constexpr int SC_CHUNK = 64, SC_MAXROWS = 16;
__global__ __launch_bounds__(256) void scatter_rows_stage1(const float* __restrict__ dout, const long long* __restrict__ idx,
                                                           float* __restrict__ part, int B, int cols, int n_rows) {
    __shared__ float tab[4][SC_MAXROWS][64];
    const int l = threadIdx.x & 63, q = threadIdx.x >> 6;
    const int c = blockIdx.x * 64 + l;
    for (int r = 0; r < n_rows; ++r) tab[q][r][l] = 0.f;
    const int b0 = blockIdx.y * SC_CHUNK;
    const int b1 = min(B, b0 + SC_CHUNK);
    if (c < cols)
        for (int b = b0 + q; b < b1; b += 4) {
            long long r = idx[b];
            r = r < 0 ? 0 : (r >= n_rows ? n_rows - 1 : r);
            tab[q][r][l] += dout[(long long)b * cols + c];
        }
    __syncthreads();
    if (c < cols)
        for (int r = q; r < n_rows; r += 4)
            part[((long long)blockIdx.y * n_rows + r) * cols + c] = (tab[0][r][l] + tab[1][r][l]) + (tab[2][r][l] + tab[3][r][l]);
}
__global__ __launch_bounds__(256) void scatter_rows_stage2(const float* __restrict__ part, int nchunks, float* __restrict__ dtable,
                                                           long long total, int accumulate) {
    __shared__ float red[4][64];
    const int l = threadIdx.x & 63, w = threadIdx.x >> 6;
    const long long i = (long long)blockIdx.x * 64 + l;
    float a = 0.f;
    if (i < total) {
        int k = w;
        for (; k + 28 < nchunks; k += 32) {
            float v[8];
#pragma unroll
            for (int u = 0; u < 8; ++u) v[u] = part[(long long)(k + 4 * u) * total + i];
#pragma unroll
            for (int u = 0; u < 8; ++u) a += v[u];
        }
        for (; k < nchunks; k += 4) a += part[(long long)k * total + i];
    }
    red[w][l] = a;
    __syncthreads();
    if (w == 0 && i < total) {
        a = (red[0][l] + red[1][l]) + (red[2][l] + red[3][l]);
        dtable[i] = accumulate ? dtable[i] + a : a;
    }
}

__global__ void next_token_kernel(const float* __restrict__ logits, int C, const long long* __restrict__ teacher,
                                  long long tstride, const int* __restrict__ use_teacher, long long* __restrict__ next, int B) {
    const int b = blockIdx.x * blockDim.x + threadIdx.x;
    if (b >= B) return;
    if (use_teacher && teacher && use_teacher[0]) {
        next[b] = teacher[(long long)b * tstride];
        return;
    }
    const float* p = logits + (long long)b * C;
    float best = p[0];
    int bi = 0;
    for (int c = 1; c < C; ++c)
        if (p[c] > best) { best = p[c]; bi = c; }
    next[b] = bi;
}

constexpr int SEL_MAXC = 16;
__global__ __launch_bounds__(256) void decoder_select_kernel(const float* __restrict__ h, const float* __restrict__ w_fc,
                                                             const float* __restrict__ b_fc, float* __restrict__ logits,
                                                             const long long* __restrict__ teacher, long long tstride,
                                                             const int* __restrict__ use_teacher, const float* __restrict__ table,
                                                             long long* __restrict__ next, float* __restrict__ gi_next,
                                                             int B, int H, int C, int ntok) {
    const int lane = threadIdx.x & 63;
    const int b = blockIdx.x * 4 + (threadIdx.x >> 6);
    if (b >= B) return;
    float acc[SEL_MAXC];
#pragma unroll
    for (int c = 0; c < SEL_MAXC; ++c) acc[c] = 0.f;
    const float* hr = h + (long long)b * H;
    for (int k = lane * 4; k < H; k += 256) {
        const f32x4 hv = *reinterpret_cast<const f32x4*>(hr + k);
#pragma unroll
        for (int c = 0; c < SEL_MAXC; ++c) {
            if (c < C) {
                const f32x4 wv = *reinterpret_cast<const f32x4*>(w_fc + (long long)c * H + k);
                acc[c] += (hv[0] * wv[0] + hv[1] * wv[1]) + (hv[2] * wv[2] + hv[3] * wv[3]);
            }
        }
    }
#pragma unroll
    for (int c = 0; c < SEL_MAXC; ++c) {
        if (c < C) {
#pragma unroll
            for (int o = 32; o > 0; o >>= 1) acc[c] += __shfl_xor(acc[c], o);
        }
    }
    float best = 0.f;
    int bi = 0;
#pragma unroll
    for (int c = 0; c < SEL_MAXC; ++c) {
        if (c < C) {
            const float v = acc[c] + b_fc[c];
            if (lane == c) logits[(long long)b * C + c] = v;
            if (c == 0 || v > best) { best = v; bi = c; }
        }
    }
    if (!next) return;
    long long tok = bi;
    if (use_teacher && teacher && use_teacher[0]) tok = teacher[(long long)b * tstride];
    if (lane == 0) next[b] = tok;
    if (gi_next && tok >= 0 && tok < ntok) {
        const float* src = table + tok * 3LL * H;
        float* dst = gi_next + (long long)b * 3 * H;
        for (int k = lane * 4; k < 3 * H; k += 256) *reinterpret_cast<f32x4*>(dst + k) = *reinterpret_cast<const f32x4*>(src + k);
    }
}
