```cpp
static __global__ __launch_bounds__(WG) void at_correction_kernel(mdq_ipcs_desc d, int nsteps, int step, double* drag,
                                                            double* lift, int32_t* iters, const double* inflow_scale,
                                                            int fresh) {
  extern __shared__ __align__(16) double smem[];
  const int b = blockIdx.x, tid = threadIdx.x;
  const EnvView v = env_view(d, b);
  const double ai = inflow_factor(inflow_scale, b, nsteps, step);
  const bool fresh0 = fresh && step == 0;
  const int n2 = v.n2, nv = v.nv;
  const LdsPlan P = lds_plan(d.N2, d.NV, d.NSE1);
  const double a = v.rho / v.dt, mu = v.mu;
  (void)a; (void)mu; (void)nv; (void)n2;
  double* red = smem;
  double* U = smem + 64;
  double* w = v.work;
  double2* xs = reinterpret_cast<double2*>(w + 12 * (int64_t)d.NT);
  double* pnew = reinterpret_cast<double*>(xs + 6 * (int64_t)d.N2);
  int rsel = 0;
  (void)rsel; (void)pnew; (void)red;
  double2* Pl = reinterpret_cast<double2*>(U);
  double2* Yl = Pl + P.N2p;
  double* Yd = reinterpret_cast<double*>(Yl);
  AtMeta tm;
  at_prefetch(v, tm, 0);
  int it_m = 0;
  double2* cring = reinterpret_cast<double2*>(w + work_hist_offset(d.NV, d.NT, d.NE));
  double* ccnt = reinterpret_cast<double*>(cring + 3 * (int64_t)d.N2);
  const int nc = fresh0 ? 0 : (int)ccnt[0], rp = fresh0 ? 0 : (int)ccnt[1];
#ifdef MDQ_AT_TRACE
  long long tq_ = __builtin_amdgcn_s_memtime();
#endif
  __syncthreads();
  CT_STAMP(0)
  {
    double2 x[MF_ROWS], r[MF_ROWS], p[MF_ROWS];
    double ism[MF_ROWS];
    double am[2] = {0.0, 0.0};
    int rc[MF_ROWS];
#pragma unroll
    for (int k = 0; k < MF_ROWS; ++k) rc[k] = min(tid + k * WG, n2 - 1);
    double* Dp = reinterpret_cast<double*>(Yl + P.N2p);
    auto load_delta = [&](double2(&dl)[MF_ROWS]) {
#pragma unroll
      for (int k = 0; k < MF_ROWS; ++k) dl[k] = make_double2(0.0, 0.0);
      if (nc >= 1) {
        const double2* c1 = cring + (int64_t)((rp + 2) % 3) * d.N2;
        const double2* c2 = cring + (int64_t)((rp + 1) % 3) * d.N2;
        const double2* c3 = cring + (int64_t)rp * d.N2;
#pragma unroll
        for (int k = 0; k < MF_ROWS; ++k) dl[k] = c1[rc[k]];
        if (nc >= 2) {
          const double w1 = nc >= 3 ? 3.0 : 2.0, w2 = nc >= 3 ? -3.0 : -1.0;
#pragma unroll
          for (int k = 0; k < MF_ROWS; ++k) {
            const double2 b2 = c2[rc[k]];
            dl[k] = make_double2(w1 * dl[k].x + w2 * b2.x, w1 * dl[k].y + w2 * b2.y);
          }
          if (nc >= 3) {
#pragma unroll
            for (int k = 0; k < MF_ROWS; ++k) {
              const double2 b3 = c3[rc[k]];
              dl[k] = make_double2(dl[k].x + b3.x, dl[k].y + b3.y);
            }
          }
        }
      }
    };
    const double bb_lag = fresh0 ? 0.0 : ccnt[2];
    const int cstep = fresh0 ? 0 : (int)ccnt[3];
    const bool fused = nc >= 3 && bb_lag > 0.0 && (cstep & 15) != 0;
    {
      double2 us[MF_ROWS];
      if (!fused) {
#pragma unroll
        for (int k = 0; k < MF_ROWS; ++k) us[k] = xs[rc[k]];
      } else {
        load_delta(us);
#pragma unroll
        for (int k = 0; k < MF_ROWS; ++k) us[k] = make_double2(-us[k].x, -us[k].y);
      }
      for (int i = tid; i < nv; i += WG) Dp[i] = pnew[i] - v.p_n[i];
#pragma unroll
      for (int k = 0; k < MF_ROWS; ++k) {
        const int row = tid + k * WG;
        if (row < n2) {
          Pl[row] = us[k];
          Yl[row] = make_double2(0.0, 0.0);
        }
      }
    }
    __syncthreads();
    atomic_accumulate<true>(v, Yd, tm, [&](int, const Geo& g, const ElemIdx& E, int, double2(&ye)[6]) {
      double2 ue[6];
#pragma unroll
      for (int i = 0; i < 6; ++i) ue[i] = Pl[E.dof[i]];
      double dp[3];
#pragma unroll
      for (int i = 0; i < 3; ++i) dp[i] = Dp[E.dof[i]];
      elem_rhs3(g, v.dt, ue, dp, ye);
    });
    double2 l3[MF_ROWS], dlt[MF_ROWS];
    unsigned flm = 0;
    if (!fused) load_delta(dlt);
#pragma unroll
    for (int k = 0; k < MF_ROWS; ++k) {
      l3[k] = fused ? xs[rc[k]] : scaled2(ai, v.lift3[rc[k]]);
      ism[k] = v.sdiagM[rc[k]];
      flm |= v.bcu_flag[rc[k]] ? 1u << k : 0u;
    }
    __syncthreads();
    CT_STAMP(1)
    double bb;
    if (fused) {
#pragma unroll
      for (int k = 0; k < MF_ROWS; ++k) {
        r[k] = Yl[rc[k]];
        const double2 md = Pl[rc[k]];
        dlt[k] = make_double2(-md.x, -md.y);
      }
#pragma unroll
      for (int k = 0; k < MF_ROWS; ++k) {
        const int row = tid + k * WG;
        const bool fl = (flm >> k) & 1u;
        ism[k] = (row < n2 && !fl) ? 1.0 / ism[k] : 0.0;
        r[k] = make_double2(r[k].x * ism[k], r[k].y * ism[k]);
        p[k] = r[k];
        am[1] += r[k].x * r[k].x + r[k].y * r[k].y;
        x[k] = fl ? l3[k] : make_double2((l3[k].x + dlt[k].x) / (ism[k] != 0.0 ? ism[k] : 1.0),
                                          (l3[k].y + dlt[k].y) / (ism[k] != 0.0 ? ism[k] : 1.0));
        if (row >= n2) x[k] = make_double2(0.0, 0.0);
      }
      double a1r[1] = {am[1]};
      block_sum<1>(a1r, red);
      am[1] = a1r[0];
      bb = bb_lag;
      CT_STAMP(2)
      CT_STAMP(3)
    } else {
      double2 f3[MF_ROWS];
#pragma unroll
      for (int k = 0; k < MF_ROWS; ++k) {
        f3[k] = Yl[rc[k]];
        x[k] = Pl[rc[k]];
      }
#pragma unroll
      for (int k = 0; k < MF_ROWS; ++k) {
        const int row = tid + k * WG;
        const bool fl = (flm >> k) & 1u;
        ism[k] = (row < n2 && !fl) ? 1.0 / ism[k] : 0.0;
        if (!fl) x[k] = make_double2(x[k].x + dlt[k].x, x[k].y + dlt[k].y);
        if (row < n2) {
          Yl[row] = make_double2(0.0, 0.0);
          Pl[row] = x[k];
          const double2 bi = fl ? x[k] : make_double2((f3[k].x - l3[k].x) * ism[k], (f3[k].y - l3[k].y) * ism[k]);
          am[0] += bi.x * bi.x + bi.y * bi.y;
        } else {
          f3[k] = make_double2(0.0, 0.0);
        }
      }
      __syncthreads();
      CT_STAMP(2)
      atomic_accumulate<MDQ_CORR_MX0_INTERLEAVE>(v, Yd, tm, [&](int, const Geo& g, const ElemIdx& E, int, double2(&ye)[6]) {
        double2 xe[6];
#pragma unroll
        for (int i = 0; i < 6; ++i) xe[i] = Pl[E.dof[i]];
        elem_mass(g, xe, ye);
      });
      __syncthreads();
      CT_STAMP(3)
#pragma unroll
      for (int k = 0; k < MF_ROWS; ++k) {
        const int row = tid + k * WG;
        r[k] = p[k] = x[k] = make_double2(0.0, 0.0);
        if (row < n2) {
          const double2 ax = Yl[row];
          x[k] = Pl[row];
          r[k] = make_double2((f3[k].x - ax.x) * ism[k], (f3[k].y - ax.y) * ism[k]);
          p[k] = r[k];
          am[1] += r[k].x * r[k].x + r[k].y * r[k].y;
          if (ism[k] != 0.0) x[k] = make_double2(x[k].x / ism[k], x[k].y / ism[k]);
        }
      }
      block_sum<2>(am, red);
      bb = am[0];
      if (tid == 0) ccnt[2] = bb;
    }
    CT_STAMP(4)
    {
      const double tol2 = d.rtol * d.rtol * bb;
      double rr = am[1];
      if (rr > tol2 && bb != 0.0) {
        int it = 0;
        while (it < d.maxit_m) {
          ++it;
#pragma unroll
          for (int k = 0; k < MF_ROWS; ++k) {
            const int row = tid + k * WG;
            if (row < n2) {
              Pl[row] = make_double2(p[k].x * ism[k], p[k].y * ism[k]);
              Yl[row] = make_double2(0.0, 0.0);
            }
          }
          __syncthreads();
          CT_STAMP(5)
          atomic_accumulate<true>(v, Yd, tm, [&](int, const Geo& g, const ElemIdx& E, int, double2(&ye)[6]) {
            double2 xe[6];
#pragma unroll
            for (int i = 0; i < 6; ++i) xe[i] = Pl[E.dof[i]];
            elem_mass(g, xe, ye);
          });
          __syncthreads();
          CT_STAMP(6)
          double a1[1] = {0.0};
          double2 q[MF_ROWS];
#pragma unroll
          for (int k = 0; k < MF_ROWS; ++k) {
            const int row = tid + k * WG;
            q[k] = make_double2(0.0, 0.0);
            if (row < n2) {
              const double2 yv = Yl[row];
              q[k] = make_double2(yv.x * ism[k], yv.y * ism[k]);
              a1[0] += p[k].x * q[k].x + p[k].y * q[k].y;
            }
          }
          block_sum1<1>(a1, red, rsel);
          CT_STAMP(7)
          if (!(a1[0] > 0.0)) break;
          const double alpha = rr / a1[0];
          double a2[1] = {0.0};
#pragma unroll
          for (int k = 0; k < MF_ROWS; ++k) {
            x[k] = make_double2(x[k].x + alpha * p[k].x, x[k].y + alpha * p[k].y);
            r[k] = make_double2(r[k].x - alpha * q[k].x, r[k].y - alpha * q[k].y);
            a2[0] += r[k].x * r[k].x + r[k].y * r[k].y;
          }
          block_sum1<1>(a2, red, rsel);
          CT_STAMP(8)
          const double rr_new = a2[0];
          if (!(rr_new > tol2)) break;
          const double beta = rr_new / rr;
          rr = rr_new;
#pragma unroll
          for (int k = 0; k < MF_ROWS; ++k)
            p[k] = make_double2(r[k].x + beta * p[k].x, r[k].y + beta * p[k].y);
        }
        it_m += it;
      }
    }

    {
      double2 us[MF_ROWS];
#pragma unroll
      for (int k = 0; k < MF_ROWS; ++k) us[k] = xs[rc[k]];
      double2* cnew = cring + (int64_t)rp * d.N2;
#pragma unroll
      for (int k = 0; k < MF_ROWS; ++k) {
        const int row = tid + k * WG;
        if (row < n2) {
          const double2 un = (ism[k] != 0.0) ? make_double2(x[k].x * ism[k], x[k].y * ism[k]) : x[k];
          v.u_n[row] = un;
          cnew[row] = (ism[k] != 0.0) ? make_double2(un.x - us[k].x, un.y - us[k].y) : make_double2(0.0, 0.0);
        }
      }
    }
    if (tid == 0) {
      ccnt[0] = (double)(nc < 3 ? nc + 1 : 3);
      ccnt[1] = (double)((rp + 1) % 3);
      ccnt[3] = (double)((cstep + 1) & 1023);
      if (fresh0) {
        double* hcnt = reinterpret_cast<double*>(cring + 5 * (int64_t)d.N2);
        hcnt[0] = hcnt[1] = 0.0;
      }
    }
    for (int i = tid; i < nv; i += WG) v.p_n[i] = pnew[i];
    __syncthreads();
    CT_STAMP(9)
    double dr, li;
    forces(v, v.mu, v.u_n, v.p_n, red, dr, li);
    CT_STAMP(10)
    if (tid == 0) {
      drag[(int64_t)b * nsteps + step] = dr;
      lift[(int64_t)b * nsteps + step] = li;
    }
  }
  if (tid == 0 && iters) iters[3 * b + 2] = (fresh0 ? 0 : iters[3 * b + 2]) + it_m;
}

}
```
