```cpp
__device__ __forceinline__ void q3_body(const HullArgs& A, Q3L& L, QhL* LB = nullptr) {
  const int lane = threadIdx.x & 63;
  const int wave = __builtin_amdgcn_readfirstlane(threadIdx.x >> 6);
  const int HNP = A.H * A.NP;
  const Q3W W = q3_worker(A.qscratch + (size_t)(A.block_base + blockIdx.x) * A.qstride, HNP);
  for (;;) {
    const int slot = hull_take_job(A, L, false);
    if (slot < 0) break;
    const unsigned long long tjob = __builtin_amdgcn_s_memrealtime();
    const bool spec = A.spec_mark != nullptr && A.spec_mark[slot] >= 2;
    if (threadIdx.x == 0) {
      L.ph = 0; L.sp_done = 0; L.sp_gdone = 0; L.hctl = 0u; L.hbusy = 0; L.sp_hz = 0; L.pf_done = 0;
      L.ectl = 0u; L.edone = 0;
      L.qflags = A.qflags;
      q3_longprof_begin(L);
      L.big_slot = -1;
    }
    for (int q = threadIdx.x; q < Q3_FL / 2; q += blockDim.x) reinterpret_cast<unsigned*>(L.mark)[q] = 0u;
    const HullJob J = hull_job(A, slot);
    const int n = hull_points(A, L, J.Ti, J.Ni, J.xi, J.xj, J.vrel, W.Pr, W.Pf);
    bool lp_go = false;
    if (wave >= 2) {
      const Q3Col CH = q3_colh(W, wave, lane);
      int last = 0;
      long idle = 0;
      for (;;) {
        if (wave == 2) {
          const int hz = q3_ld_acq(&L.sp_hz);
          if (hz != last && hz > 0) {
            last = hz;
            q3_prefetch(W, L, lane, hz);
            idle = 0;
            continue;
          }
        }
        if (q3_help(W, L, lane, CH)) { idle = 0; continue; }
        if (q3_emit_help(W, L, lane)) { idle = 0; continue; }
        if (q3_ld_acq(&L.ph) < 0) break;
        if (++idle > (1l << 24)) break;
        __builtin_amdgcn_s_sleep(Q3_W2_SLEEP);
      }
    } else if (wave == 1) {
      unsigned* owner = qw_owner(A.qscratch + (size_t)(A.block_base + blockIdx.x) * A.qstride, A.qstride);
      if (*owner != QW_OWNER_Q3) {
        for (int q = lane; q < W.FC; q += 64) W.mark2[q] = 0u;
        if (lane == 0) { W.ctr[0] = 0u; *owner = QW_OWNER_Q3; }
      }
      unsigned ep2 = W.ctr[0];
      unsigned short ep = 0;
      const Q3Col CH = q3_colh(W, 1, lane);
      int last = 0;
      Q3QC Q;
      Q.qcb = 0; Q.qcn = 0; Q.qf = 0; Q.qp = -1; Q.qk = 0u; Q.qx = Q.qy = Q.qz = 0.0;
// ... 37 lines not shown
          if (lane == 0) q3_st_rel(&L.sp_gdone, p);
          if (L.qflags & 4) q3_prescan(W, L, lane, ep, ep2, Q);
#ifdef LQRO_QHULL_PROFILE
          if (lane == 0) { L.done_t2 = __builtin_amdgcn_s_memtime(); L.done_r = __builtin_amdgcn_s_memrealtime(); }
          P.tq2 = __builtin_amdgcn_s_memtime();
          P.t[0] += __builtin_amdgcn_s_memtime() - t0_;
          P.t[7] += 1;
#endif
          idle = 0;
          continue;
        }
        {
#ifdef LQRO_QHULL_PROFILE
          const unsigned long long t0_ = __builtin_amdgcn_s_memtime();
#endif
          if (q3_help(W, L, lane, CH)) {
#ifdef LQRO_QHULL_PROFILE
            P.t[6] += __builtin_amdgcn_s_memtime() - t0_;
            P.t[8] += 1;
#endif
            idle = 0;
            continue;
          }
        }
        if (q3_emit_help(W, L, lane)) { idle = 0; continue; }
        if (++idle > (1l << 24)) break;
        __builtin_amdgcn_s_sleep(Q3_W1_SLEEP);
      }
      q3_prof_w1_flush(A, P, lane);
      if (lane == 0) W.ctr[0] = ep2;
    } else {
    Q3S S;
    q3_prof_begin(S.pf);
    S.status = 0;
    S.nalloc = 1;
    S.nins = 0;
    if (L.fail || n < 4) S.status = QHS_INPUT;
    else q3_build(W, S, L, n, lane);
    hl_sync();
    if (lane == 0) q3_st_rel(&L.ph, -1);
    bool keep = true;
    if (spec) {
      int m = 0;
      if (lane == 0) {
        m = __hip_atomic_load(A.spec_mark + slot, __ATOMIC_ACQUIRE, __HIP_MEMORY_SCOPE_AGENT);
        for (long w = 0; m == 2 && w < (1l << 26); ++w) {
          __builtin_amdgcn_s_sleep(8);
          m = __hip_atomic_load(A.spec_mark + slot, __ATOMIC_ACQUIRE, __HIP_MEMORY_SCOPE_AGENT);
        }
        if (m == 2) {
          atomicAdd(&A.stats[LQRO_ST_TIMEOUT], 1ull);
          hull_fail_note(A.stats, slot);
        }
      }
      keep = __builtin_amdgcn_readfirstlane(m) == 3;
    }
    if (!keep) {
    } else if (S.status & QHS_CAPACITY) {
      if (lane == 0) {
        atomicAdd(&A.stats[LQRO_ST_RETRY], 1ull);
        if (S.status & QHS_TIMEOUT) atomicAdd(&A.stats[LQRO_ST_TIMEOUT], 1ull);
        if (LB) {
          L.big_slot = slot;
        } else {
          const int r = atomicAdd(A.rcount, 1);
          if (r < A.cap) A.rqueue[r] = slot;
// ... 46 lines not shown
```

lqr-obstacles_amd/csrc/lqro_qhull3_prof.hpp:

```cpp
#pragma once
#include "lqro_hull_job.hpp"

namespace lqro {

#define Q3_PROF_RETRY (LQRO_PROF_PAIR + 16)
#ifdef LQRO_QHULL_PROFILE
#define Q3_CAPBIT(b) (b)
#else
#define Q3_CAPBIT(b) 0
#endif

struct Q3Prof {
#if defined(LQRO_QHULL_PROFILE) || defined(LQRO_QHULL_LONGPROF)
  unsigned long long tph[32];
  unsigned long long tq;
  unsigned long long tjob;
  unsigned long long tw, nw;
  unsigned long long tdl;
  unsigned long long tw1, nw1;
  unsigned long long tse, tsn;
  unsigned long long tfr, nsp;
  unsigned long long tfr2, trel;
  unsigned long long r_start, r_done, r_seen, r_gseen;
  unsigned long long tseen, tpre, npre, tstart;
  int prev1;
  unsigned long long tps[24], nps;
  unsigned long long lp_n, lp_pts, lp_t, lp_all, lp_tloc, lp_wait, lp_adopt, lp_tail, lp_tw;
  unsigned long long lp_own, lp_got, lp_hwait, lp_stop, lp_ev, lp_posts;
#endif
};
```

-*-

Lines with the string "smem" in the data above: say how many there are, giving the number alone.

### ANSWER TO THE PROBLEM
3